## Problem to work on
Look for the word "join" in the entries and copy each line where it appears.

## Given records
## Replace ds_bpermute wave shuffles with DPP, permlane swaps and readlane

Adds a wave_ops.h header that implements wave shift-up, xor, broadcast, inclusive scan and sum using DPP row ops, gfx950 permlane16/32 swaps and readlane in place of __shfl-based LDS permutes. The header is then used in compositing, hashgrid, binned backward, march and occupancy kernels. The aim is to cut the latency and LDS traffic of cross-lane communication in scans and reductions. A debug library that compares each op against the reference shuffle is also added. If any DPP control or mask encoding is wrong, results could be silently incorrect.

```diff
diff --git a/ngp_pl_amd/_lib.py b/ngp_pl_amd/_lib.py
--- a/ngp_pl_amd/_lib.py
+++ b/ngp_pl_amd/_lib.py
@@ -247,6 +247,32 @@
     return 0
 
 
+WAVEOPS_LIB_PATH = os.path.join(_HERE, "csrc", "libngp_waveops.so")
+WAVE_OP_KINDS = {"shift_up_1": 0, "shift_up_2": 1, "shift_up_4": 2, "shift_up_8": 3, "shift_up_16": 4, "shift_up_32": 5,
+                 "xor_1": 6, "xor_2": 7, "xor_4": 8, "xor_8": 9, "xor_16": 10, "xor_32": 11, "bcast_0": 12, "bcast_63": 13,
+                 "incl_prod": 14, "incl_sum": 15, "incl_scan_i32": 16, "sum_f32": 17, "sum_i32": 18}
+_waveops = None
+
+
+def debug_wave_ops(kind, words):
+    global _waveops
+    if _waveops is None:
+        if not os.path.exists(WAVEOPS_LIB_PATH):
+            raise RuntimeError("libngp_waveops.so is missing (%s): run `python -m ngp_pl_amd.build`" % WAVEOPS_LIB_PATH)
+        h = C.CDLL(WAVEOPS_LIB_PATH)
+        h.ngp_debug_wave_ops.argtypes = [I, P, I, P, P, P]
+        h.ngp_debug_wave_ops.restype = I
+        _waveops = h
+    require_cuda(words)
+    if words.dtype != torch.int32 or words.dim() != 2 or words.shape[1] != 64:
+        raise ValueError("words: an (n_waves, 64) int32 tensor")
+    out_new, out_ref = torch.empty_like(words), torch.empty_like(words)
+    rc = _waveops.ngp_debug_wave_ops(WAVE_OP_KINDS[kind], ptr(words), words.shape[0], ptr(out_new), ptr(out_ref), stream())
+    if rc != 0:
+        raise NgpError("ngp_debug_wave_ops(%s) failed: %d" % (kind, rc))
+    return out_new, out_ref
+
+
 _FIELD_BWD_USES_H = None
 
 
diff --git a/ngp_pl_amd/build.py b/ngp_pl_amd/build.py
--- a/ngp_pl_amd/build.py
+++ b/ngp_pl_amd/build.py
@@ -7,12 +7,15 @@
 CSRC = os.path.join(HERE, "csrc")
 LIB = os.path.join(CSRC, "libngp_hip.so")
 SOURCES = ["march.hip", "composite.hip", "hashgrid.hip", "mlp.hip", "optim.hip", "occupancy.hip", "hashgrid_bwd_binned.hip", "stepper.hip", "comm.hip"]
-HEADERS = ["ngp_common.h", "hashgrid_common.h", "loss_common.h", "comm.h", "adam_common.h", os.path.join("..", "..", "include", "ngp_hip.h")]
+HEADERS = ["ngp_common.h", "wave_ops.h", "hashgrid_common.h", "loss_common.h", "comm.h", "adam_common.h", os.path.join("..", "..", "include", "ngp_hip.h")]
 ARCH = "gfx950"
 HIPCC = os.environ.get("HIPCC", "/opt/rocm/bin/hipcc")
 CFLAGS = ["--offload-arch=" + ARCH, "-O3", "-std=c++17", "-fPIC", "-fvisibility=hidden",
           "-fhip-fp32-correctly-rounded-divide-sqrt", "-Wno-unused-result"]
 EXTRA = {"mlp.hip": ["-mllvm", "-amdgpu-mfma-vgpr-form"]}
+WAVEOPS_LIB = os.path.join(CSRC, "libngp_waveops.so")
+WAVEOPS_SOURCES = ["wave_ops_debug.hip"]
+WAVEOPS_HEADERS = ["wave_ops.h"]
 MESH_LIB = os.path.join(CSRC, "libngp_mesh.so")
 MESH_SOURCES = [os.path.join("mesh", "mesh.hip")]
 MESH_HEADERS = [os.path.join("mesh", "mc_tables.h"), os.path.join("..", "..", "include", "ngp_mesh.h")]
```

## Task solution
+WAVEOPS_LIB_PATH = os.path.join(_HERE, "csrc", "libngp_waveops.so")
 CSRC = os.path.join(HERE, "csrc")
 LIB = os.path.join(CSRC, "libngp_hip.so")
-HEADERS = ["ngp_common.h", "hashgrid_common.h", "loss_common.h", "comm.h", "adam_common.h", os.path.join("..", "..", "include", "ngp_hip.h")]
+HEADERS = ["ngp_common.h", "wave_ops.h", "hashgrid_common.h", "loss_common.h", "comm.h", "adam_common.h", os.path.join("..", "..", "include", "ngp_hip.h")]
+WAVEOPS_LIB = os.path.join(CSRC, "libngp_waveops.so")
 MESH_LIB = os.path.join(CSRC, "libngp_mesh.so")
 MESH_SOURCES = [os.path.join("mesh", "mesh.hip")]
 MESH_HEADERS = [os.path.join("mesh", "mc_tables.h"), os.path.join("..", "..", "include", "ngp_mesh.h")]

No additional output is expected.